Data extracts —
____

@@ -72,7 +72,7 @@
     if (gy * k > 65535 || gx > 65535 || (int64_t)P * k >= (1ll << 31)) return D3GA_E_SIZE;
     const int64_t tiles = gx * gy * k, cap = d_capacity > 0 ? d_capacity : 1;
     sizes[0] = geom_bytes(P > 0 ? P * k : 1);
-    sizes[1] = bin_bytes(tiles, cap) + win_table_bytes(k);
+    sizes[1] = bin_bytes(tiles, cap) + win_table_bytes(k) + resv_bytes(P, k);
     sizes[2] = forward_only ? 2 * align256(4 * (int64_t)W * H * k) : img_bytes(W, H, tiles, cap, k);
     return D3GA_OK;
 }
diff --git a/d3ga_amd/csrc/raster_bin.hip b/d3ga_amd/csrc/raster_bin.hip
--- a/d3ga_amd/csrc/raster_bin.hip
+++ b/d3ga_amd/csrc/raster_bin.hip
@@ -6,8 +6,8 @@
 
 constexpr int kScanBlock = 1024;
 
-__device__ __forceinline__ void tile_scan_body(int tiles, const uint32_t *__restrict__ count,
-                                               uint32_t *__restrict__ start, uint32_t *__restrict__ cursor,
+__device__ __forceinline__ void tile_scan_body(int tiles, const uint32_t *__restrict__ count, const uint32_t *__restrict__ count2,
+                                               const uint32_t *__restrict__ vis_part, uint32_t *__restrict__ start, uint32_t *__restrict__ cursor,
                                                uint32_t *__restrict__ counters, uint64_t dcap,
                                                uint32_t *__restrict__ big_tiles, uint32_t *__restrict__ huge_tiles,
                                                uint32_t *__restrict__ mid_tiles, uint32_t n_small, uint32_t n_mid,
@@ -17,18 +17,26 @@
     __shared__ uint32_t s_max;
     const int tid = threadIdx.x, lane = tid & 63, wave = tid >> 6;
     if (tid == 0) s_max = 0;
+    const bool unresv = vis_part[kUnresvWord] != 0u;
+    uint32_t visible = wave == 0 && lane < kVisParts ? vis_part[lane * kVisStride] : 0u;
     uint32_t carry = 0, mx = 0;
     int par = 0;
     for (int c0 = 0; c0 < tiles; c0 += kChunk, par ^= 1) {
         const int t0 = c0 + kPer * tid;
-        uint32_t c[kPer];
+        uint32_t c[kPer], u[kPer];
         if (t0 + kPer <= tiles) {
             const uint4 lo = reinterpret_cast<const uint4 *>(count + t0)[0], hi = reinterpret_cast<const uint4 *>(count + t0)[1];
+            uint4 lo2 = make_uint4(0u, 0u, 0u, 0u), hi2 = lo2;
+            if (unresv) { lo2 = reinterpret_cast<const uint4 *>(count2 + t0)[0]; hi2 = reinterpret_cast<const uint4 *>(count2 + t0)[1]; }
             c[0] = lo.x; c[1] = lo.y; c[2] = lo.z; c[3] = lo.w; c[4] = hi.x; c[5] = hi.y; c[6] = hi.z; c[7] = hi.w;
+            u[0] = lo2.x; u[1] = lo2.y; u[2] = lo2.z; u[3] = lo2.w; u[4] = hi2.x; u[5] = hi2.y; u[6] = hi2.z; u[7] = hi2.w;
         } else {
 #pragma unroll
-            for (int k = 0; k < kPer; ++k) c[k] = t0 + k < tiles ? count[t0 + k] : 0u;
-        }
+            for (int k = 0; k < kPer; ++k) { c[k] = t0 + k < tiles ? count[t0 + k] : 0u; u[k] = unresv && t0 + k < tiles ? count2[t0 + k] : 0u; }
+        }
+        uint32_t any2 = 0;
+#pragma unroll
+        for (int k = 0; k < kPer; ++k) { any2 |= u[k]; c[k] += u[k]; }
         uint32_t sum = 0;
 #pragma unroll
         for (int k = 0; k < kPer; ++k) { sum += c[k]; mx = max(mx, c[k]); }
@@ -80,16 +88,23 @@
         if (t0 + kPer <= tiles) {
             const uint4 lo = make_uint4(e[0], e[1], e[2], e[3]), hi = make_uint4(e[4], e[5], e[6], e[7]);
             reinterpret_cast<uint4 *>(start + t0)[0] = lo; reinterpret_cast<uint4 *>(start + t0)[1] = hi;
-            reinterpret_cast<uint4 *>(cursor + t0)[0] = lo; reinterpret_cast<uint4 *>(cursor + t0)[1] = hi;
         } else {
 #pragma unroll
             for (int k = 0; k < kPer; ++k)
-                if (t0 + k < tiles) { start[t0 + k] = e[k]; cursor[t0 + k] = e[k]; }
+                if (t0 + k < tiles) start[t0 + k] = e[k];
+        }
+        if (any2) {
+#pragma unroll
+            for (int k = 0; k < kPer; ++k)
+                if (t0 + k < tiles && u[k]) cursor[t0 + k] = e[k] + (c[k] - u[k]);
         }
         carry += total;
     }
 #pragma unroll
-    for (int off = 1; off < 64; off <<= 1) mx = max(mx, (uint32_t)__shfl_xor((int)mx, off));
+    for (int off = 1; off < 64; off <<= 1) {
+        mx = max(mx, (uint32_t)__shfl_xor((int)mx, off));
+        visible += (uint32_t)__shfl_xor((int)visible, off);
+    }
     if (lane == 0) atomicMax(&s_max, mx);
     __syncthreads();
     if (tid == 0) {
@@ -97,15 +112,17 @@
         counters[D3GA_CNT_D] = carry;
         counters[D3GA_CNT_OVERFLOW] = (uint64_t)carry > dcap ? 1u : 0u;
         counters[D3GA_CNT_MAXTILE] = s_max;
-    }
-}
-
-__device__ __forceinline__ void tile_order_body(int tiles, const uint32_t *__restrict__ count,
-                                                uint32_t *__restrict__ order, uint32_t *__restrict__ counters) {
+        counters[D3GA_CNT_VISIBLE] = visible;
+    }
+}
+
+__device__ __forceinline__ void tile_order_body(int tiles, const uint32_t *__restrict__ count, const uint32_t *__restrict__ count2,
+                                                const uint32_t *__restrict__ vis_part, uint32_t *__restrict__ order, uint32_t *__restrict__ counters) {
     __shared__ uint32_t s_hist[256];
     __shared__ uint32_t s_zero;
     const int tid = threadIdx.x, lane = tid & 63;
     constexpr int kPer = 8;
+    const bool unresv = vis_part[kUnresvWord] != 0u;
     if (tid < 256) s_hist[tid] = 0;
     if (tid == 0) s_zero = 0;
     __syncthreads();
@@ -115,7 +132,7 @@
 #pragma unroll
         for (int k = 0; k < kPer; ++k) {
             const int t = c0 + k * kScanBlock + tid;
-            c[k] = t < tiles ? count[t] : 0xffffffffu;
+            c[k] = t < tiles ? count[t] + (unresv ? count2[t] : 0u) : 0xffffffffu;
         }
 #pragma unroll
         for (int k = 0; k < kPer; ++k) {
@@ -151,7 +168,7 @@
 #pragma unroll
                 for (int k = 0; k < kPer; ++k) {
                     const int t = c1 + k * kScanBlock + tid;
-                    c[k] = t < tiles ? count[t] : 0xffffffffu;
+                    c[k] = t < tiles ? count[t] + (unresv ? count2[t] : 0u) : 0xffffffffu;
                 }
             }
 #pragma unroll
@@ -170,6 +187,8 @@
 }
 
 __global__ __launch_bounds__(kScanBlock) void tile_scan_order_kernel(int tiles, const uint32_t *__restrict__ count,
+                                                                     const uint32_t *__restrict__ count2,
+                                                                     const uint32_t *__restrict__ vis_part,
                                                                      uint32_t *__restrict__ start,
                                                                      uint32_t *__restrict__ cursor,
                                                                      uint32_t *__restrict__ counters, uint64_t dcap,
@@ -178,47 +197,54 @@
                                                                      uint32_t *__restrict__ mid_tiles, uint32_t n_small,
                                                                      uint32_t n_mid, uint32_t n_large,
                                                                      uint32_t *__restrict__ order) {
-    if (blockIdx.x == 0) tile_scan_body(tiles, count, start, cursor, counters, dcap, big_tiles, huge_tiles, mid_tiles, n_small, n_mid, n_large);
-    else tile_order_body(tiles, count, order, counters);
+    if (blockIdx.x == 0) tile_scan_body(tiles, count, count2, vis_part, start, cursor, counters, dcap, big_tiles, huge_tiles, mid_tiles, n_small, n_mid, n_large);
+    else tile_order_body(tiles, count, count2, vis_part, order, counters);
 }
 
 __global__ __launch_bounds__(kBlock) void tile_scatter_kernel(int P, int gx, const uint2 *__restrict__ rect,
                                                               const float *__restrict__ depth,
+                                                              const uint32_t *__restrict__ start,
+                                                              const uint32_t *__restrict__ resv,
                                                               uint32_t *__restrict__ cursor, uint64_t *__restrict__ keys,
                                                               uint64_t dcap) {
-    __shared__ int s_box[4];
-    __shared__ uint32_t s_cnt[kWinTiles];
-    const int tid = threadIdx.x;
+    __shared__ uint32_t s_cur[kBlock / 64][kResvTiles];
+    const int tid = threadIdx.x, lane = tid & 63, wave = tid >> 6;
     const int i = blockIdx.x * kBlock + tid;
+    if (i - lane >= P) return;
+    const size_t j = (size_t)blockIdx.y * P + i;
+    const uint32_t *rec = resv + ((size_t)blockIdx.y * gridDim.x * (kBlock / 64) + blockIdx.x * (kBlock / 64) + wave) * kResvStride;
+    const uint2 box = *reinterpret_cast<const uint2 *>(rec);
+    uint32_t base[kResvSlots];
+    base[0] = rec[kResvHdr + lane];
     int x0 = 0, y0 = 0, x1 = 0, y1 = 0;
     uint64_t key = 0;
     if (i < P) {
-        const uint2 rc = rect[i];
+        const uint2 rc = rect[j];
         x0 = rc.x & 0xffffu; y0 = rc.x >> 16; x1 = rc.y & 0xffffu; y1 = rc.y >> 16;
-        key = ((uint64_t)__float_as_uint(depth[i]) << 32) | (uint32_t)i;
+        key = ((uint64_t)__float_as_uint(depth[j]) << 32) | (uint32_t)j;
     }
     const bool visible = x1 > x0 && y1 > y0;
-    const TileWindow win = block_tile_window(s_box, visible, x0, y0, x1, y1);
-    const int area = win.area();
-    if (area == 0) return;
+    TileWindow win;
+    win.x0 = (int)(box.x & 0xffffu); win.y0 = (int)(box.x >> 16); win.w = (int)(box.y & 0xffffu); win.h = (int)(box.y >> 16);
+    if (win.empty()) return;
     if (win.fits()) {
-        for (int k = tid; k < area; k += kBlock) s_cnt[k] = 0;
-        __syncthreads();
-        if (visible)
-            for (int ty = y0; ty < y1; ++ty)
-                for (int tx = x0; tx < x1; ++tx) atomicAdd(&s_cnt[(ty - win.y0) * win.w + (tx - win.x0)], 1u);
-        __syncthreads();
+        const int area = win.area();
+        uint32_t *cur = s_cur[wave];
         const float inv_w = 1.0f / (float)win.w;
-        for (int k = tid; k < area; k += kBlock) {
-            const uint32_t c = s_cnt[k];
-            if (c) s_cnt[k] = atomicAdd(&cursor[win.tile_of(k, gx, inv_w)], c);
-        }
-        __syncthreads();
+#pragma unroll
+        for (int q = 1; q < kResvSlots; ++q) base[q] = lane + 64 * q < area ? rec[kResvHdr + lane + 64 * q] : 0u;
+#pragma unroll
+        for (int q = 0; q < kResvSlots; ++q) {
+            const int k = lane + 64 * q;
+            if (k < area) cur[k] = start[win.tile_of(k, gx, inv_w)] + base[q];
+        }
+        __builtin_amdgcn_wave_barrier();
         if (visible)
             for (int ty = y0; ty < y1; ++ty)
                 for (int tx = x0; tx < x1; ++tx) {
                     const int l = (ty - win.y0) * win.w + (tx - win.x0);
-                    const uint32_t pos = atomicAdd(&s_cnt[l], 1u);
+                    if ((unsigned)l >= (unsigned)area) continue;
+                    const uint32_t pos = atomicAdd(&cur[l], 1u);
                     if (pos < dcap) keys[pos] = key;
                 }
     } else if (visible) {
@@ -511,13 +537,14 @@
     const int64_t P = (int64_t)prm->P * views;
     BinBuf bin = carve_bin(binning, tiles, d_capacity);
     GeomBuf g = carve_geom(geom, P);
-    hipLaunchKernelGGL(tile_scan_order_kernel, dim3(2), dim3(kScanBlock), 0, s, tiles, bin.tile_count, bin.tile_start,
+    hipLaunchKernelGGL(tile_scan_order_kernel, dim3(2), dim3(kScanBlock), 0, s, tiles, bin.tile_count, bin.tile_count2, bin.vis_part, bin.tile_start,
                        bin.tile_cursor, bin.counters, (uint64_t)d_capacity, bin.big_tiles, bin.huge_tiles, bin.mid_tiles,
                        (uint32_t)kSortSmall, (uint32_t)kSortMid, (uint32_t)kSortLarge, bin.tile_order);
     D3GA_TRY(check_launch(s, prm->debug));
     if (P == 0 || d_capacity == 0) return D3GA_OK;
-    hipLaunchKernelGGL(tile_scatter_kernel, dim3((unsigned)((P + kBlock - 1) / kBlock)), dim3(kBlock), 0, s, (int)P, gx, g.rect,
-                       g.depth, bin.tile_cursor, bin.keys, (uint64_t)d_capacity);
+    hipLaunchKernelGGL(tile_scatter_kernel, dim3((unsigned)((prm->P + kBlock - 1) / kBlock), (unsigned)views), dim3(kBlock), 0, s, prm->P,
+                       gx, g.rect, g.depth, bin.tile_start, resv_records(binning, tiles, d_capacity, views, is_windowed(prm)),
+                       bin.tile_cursor, bin.keys, (uint64_t)d_capacity);
     D3GA_TRY(check_launch(s, prm->debug));
     {
         static std::atomic<int> resident[64] = {};
diff --git a/d3ga_amd/csrc/raster_pre.hip b/d3ga_amd/csrc/raster_pre.hip
--- a/d3ga_amd/csrc/raster_pre.hip
+++ b/d3ga_amd/csrc/raster_pre.hip
@@ -99,8 +99,12 @@
 }
 
 struct TileRect { bool visible; int r0, r1, r2, r3; };
-__device__ __forceinline__ TileRect write_geom_records(const GeomBuf &geom, int i, const PreOut &o, bool keep_cov, int tile_row0,
-                                                       int32_t *__restrict__ radii, bool want_j, const ShColJ &cj) {
+__device__ __forceinline__ TileRect view_tile_rect(const PreOut &o, int tile_row0) {
+    const Splat &sp = o.sp;
+    return TileRect{sp.visible, sp.rect[0], sp.rect[1] + tile_row0, sp.rect[2], sp.rect[3] + tile_row0};
+}
+__device__ __forceinline__ void write_geom_records(const GeomBuf &geom, int i, const PreOut &o, bool keep_cov, int tile_row0,
+                                                   int32_t *__restrict__ radii, bool want_j, const ShColJ &cj) {
     const Splat &sp = o.sp;
     if (keep_cov) {
 #pragma unroll
@@ -119,7 +123,6 @@
     geom.rgb_invd[i] = make_float4(o.rgb[0], o.rgb[1], o.rgb[2], sp.visible ? 1.0f / sp.depth : 0.f);
     geom.clamped[i] = o.clampmask;
     if (want_j) dcol_store(geom.dcol, geom.dcol_stride, i, cj);
-    return TileRect{sp.visible, sp.rect[0], sp.rect[1] + tile_row0, sp.rect[2], sp.rect[3] + tile_row0};
 }
 
 __device__ __forceinline__ PreOut window_clip(PreOut o, int x0, int y0, int gx, int gy) {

____

Task brief —
Each line that holds the string "kResvSlots" is to be copied from the entries above.

Final answer —
+    uint32_t base[kResvSlots];
+        for (int q = 1; q < kResvSlots; ++q) base[q] = lane + 64 * q < area ? rec[kResvHdr + lane + 64 * q] : 0u;
+        for (int q = 0; q < kResvSlots; ++q) {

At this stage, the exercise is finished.